Goal of the exercise: In the records, find every line with the word "long" and copy it out.

▬▬▬▬▬▬

@@ -1054,18 +1056,22 @@
 struct C16b {
     static constexpr int NTI = NT == 1 ? 1 : 4;
     static constexpr int W8 = (18 * 64 * NTI * 4 + 1023) / 1024;
+    static constexpr int W8D = (9 * 64 * NTI * 4 + 1023) / 1024;
     static constexpr int WU = 16 * NTI;
-    static constexpr int bufp(bool ups) {
-        return !ups ? E8_PIECES + W8 : (E8_PIECES + W8 > U16_PIECES + WU ? E8_PIECES + W8 : U16_PIECES + WU);
+    static constexpr int bufp(bool ups, bool dead0) {
+        const int b0 = dead0 ? E4_PIECES + W8D : E8_PIECES + W8;
+        return !ups ? b0 : (b0 > U16_PIECES + WU ? b0 : U16_PIECES + WU);
     }
 };
 
-template <int NT, int EPI, bool UPS>
+template <int NT, int EPI, bool UPS, bool DEAD0 = false>
 __global__ __launch_bounds__(NTHR, 6) void k_conv16b(const ConvArgs a) {
     constexpr int MAP = EPI == EPI_POOL_ERR ? MAP_POOL : (UPS ? MAP_PARITY : MAP_LINEAR);
-    constexpr int NTI = C16b<NT>::NTI, W8 = C16b<NT>::W8, WU = C16b<NT>::WU, BUFP = C16b<NT>::bufp(UPS);
+    constexpr int NTI = C16b<NT>::NTI, W8 = C16b<NT>::W8, WU = C16b<NT>::WU, BUFP = C16b<NT>::bufp(UPS, DEAD0);
+    constexpr int P0 = DEAD0 ? E4_PIECES : E8_PIECES, W0 = DEAD0 ? C16b<NT>::W8D : W8;
+    constexpr int KS0 = DEAD0 ? 1 : 2;
     constexpr int NBUF = UPS ? 2 : 1;
-    static_assert((U16_PIECES + WU + 7) / 8 <= 9 && (E8_PIECES + W8 + 7) / 8 <= 9, "wait_vm_n covers at most 9 DMAs per wave in flight");
+    static_assert((U16_PIECES + WU + 7) / 8 <= 9 && (P0 + W0 + 7) / 8 <= 9, "wait_vm_n covers at most 9 DMAs per wave in flight");
     constexpr int SCRATCH = EPI == EPI_LSTM_PACKED ? 8 * 32 * 17 : 0;
     __shared__ __attribute__((aligned(16))) float smem[NBUF * BUFP * 256 > SCRATCH ? NBUF * BUFP * 256 : SCRATCH];
 
@@ -1083,8 +1089,8 @@
         float* dst = smem + buf * BUFP * 256;
         int ln = lane;
         asm volatile("" : "+v"(ln));
-        const int P = b == 0 ? E8_PIECES : U16_PIECES, T = P + (b == 0 ? W8 : WU);
-        const float* wsrc = b == 0 ? a.Wblk + (long long)cb * W8 * 256
+        const int P = b == 0 ? P0 : U16_PIECES, T = P + (b == 0 ? W0 : WU);
+        const float* wsrc = b == 0 ? (DEAD0 ? a.Wblk0 : a.Wblk) + (long long)cb * W0 * 256
                                    : a.Wblk + ((long long)a.ncb * W8 + ((long long)(b - 1) * a.ncb + cb) * WU) * 256;
         int cnt = 0;
         for (int piece = wv; piece < T; piece += 8, ++cnt) {
@@ -1092,7 +1098,7 @@
                 glds16(wsrc + (piece - P) * 256 + ln * 4, dst + piece * 256);
             } else if (b == 0) {
                 const ConvSrc& s = a.src[0];
-                const int i = piece * 64 + ln, q = i / NP16, slot = i - q * NP16;
+                const int i = piece * 64 + ln, q = DEAD0 ? 1 : i / NP16, slot = DEAD0 ? i : i - q * NP16;
                 const int y = slot / PW, xs = slot - y * PW;
                 const int x = MAP == MAP_PARITY ? (xs < PW / 2 ? 2 * xs : 2 * (xs - PW / 2) + 1) : xs;
                 const int yy = ty0 - 1 + y, xx = tx0 - 1 + x;
@@ -1168,18 +1174,18 @@
     wg_barrier();
     {
         const float* pa = smem;
-        const float* wb = smem + E8_PIECES * 256 + lane * NTI;
+        const float* wb = smem + P0 * 256 + lane * NTI;
 #pragma unroll
         for (int tap = 0; tap < 9; ++tap) {
             const int dy = tap / 3, dx = tap % 3;
             const int xo = MAP == MAP_PARITY ? (dx == 1 ? ((wcls & 1) ? 1 - PW / 2 : PW / 2) : (dx >> 1)) : dx;
             const int toff = 4 * (dy * PW + xo);
 #pragma unroll
-            for (int kk = 0; kk < 2; ++kk) {
+            for (int kk = 0; kk < KS0; ++kk) {
                 float fa[MT];
 #pragma unroll
                 for (int mt = 0; mt < MT; ++mt) fa[mt] = pa[abase[mt] + toff + kk * 4 * NP16];
-                mfma_step(fa, wb + (tap * 2 + kk) * 64 * NTI);
+                mfma_step(fa, wb + (tap * KS0 + kk) * 64 * NTI);
             }
         }
     }
@@ -1262,8 +1268,8 @@
                     d2[c] = v[c] - h;
                 }
                 float* e = a.e0_out + (long long)slot * a.e0_nstride + pix * 8;
-                *(float4*)e = make_float4(tz_relu(d1[0]), tz_relu(d1[1]), tz_relu(d1[2]), tz_relu(d2[0]));
-                *(float4*)(e + 4) = make_float4(tz_relu(d2[1]), tz_relu(d2[2]), 0.0f, 0.0f);
+                *(float4*)e = make_float4(tz_relu(d1[0]), tz_relu(d1[1]), tz_relu(d1[2]), 0.0f);
+                *(float4*)(e + 4) = make_float4(tz_relu(d2[0]), tz_relu(d2[1]), tz_relu(d2[2]), 0.0f);
             }
         }
     }
@@ -1351,8 +1357,21 @@
                 d1[c] = h - av[c];
                 d2[c] = av[c] - h;
             }
-            *(float4*)o = make_float4(tz_relu(d1[0]), tz_relu(d1[1]), tz_relu(d1[2]), tz_relu(d2[0]));
-            *(float4*)(o + 4) = make_float4(tz_relu(d2[1]), tz_relu(d2[2]), 0.0f, 0.0f);
+            *(float4*)o = make_float4(tz_relu(d1[0]), tz_relu(d1[1]), tz_relu(d1[2]), 0.0f);
+            *(float4*)(o + 4) = make_float4(tz_relu(d2[0]), tz_relu(d2[1]), tz_relu(d2[2]), 0.0f);
+            continue;
+        }
+        if (Cs == 8) {
+            for (int c = 0; c < 8; ++c) o[c] = 0.0f;
+            for (int c = 0; c < C; ++c) {
+                float av = 0.0f;
+                if (!key) av = in_stack[(fi * npx + p) * C + c];
+                else if (y < H && x < W) av = (float)frames_u8[(fi * H * W + (long long)y * W + x) * C + c] / 255.0f;
+                float h = ahat0[p * C + c];
+                float d1 = h - av, d2 = av - h;
+                o[c] = tz_relu(d1);
+                o[4 + c] = tz_relu(d2);
+            }
             continue;
         }
         for (int c = 0; c < C; ++c) {
diff --git a/tezip_amd/csrc/tz_prednet.hip b/tezip_amd/csrc/tz_prednet.hip
--- a/tezip_amd/csrc/tz_prednet.hip
+++ b/tezip_amd/csrc/tz_prednet.hip
@@ -8,11 +8,16 @@
 struct Seg {
     int row_off, C;
     int up;
+    int half = 0;
+    int row(int c) const { return half && c >= half ? 4 + c - half : c; }
 };
 struct PackedConv {
     float* d_W = nullptr;
     float* d_Wimg = nullptr;
     float* d_Wblk = nullptr;
+    float* d_Wblk0 = nullptr;
+    bool pos_finite = false;
+    std::vector<float> h_W0;
     float* d_Wlat = nullptr;
     float* d_Wwino = nullptr;
     const float* d_zero = nullptr;
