@@ -1095,7 +1189,7 @@
             curA = nextA;
             gpar ^= 1;
         };
-        if constexpr (M16) {
+        if constexpr (M16 && !SLAB) {
             if (role_a) {
                 ktile_m16(std::true_type{}, std::integral_constant<int, 2>{});
                 for (int kt = 1; kt < ktiles; ++kt) ktile_m16(std::false_type{}, std::integral_constant<int, 2>{});
@@ -1146,9 +1240,11 @@
                 pe.A = pk->A; pe.C = pk->C; pe.bias = pk->bias; pe.extra = pk->extra; pe.M = pk->M; pe.N = pk->N; pe.ldc = pk->ldc;
                 pe.ln_colsum = pk->ln_colsum; pe.stats_part = pk->stats_part; pe.xb_out = pk->xb_out; pe.ldxb = pk->ldxb; pe.lo = pk->lo;
                 pe.dbg = pk->dbg;
-                epi_resid_slab<LN, AUX, CP, F8, SPLIT, FM>(pe, acc, lane_e, row0, colw, tn, wn, eo, slab);
+                if constexpr (M16) epi_resid_slab<LN, AUX, CP, F8, SPLIT, FM, 16>(pe, acc16, lane_e, row0, colw, tn, wn, eo, slab);
+                else epi_resid_slab<LN, AUX, CP, F8, SPLIT, FM>(pe, acc, lane_e, row0, colw, tn, wn, eo, slab);
             } else if constexpr (RES) {
-                epi_resid_slab<LN, AUX, CP, F8, SPLIT, FM>(p, acc, lane_e, row0, colw, tn, wn, eo, slab);
+                if constexpr (M16) epi_resid_slab<LN, AUX, CP, F8, SPLIT, FM, 16>(p, acc16, lane_e, row0, colw, tn, wn, eo, slab);
+                else epi_resid_slab<LN, AUX, CP, F8, SPLIT, FM>(p, acc, lane_e, row0, colw, tn, wn, eo, slab);
             } else {
                 static_assert(FM == 4, "the slab forms of the bf16 / SwiGLU epilogues exist for 256-row tiles");
                 if constexpr (SWI) epi_swiglu_slab<LN, AUX, CP>(p, acc, lane_e, row0, tn, wn, eo, slab);
@@ -1167,6 +1263,11 @@
 #undef ISSUE_B
 #undef ISSUE_RA
 #undef ISSUE_RB
+}
+
+inline bool resid_mfma16(int K) {
+    if (getenv_flag("CS_GEMM_MFMA32")) return false;
+    return K >= 2048 || getenv_flag("CS_GEMM_RESID_MFMA16");
 }
 
 template <int EPI, bool LN, bool AUX, bool SLAB, int BMT = 256, int MF = 32>
@@ -1181,7 +1282,10 @@
 
 template <int EPI, bool LN, bool AUX>
 int launch_stream_t(const GemmArgs& a, unsigned grid, hipStream_t stream) {
-    if constexpr (EPI == EPI_RESID_F32) return launch_stream_v<EPI, LN, AUX, true>(a, grid, stream);
+    if constexpr (EPI == EPI_RESID_F32 && LN) {
+        if (resid_mfma16(a.K)) return launch_stream_v<EPI, LN, AUX, true, 256, 16>(a, grid, stream);
+        return launch_stream_v<EPI, LN, AUX, true>(a, grid, stream);
+    } else if constexpr (EPI == EPI_RESID_F32) return launch_stream_v<EPI, LN, AUX, true>(a, grid, stream);
     else if (a.dbg & 1) return launch_stream_v<EPI, LN, AUX, true>(a, grid, stream);
     else if constexpr (LN && (epi_is_bf16(EPI) ? !AUX : EPI == EPI_SWIGLU_BF16)) {
         if (!getenv_flag("CS_GEMM_MFMA32")) return launch_stream_v<EPI, LN, AUX, false, 256, 16>(a, grid, stream);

▬▬▬▬▬▬

Task result:
-        const float* wsrc = b == 0 ? a.Wblk + (long long)cb * W8 * 256
+        const float* wsrc = b == 0 ? (DEAD0 ? a.Wblk0 : a.Wblk) + (long long)cb * W0 * 256
                                    : a.Wblk + ((long long)a.ncb * W8 + ((long long)(b - 1) * a.ncb + cb) * WU) * 256;
                 float* e = a.e0_out + (long long)slot * a.e0_nstride + pix * 8;
+                else if (y < H && x < W) av = (float)frames_u8[(fi * H * W + (long long)y * W + x) * C + c] / 255.0f;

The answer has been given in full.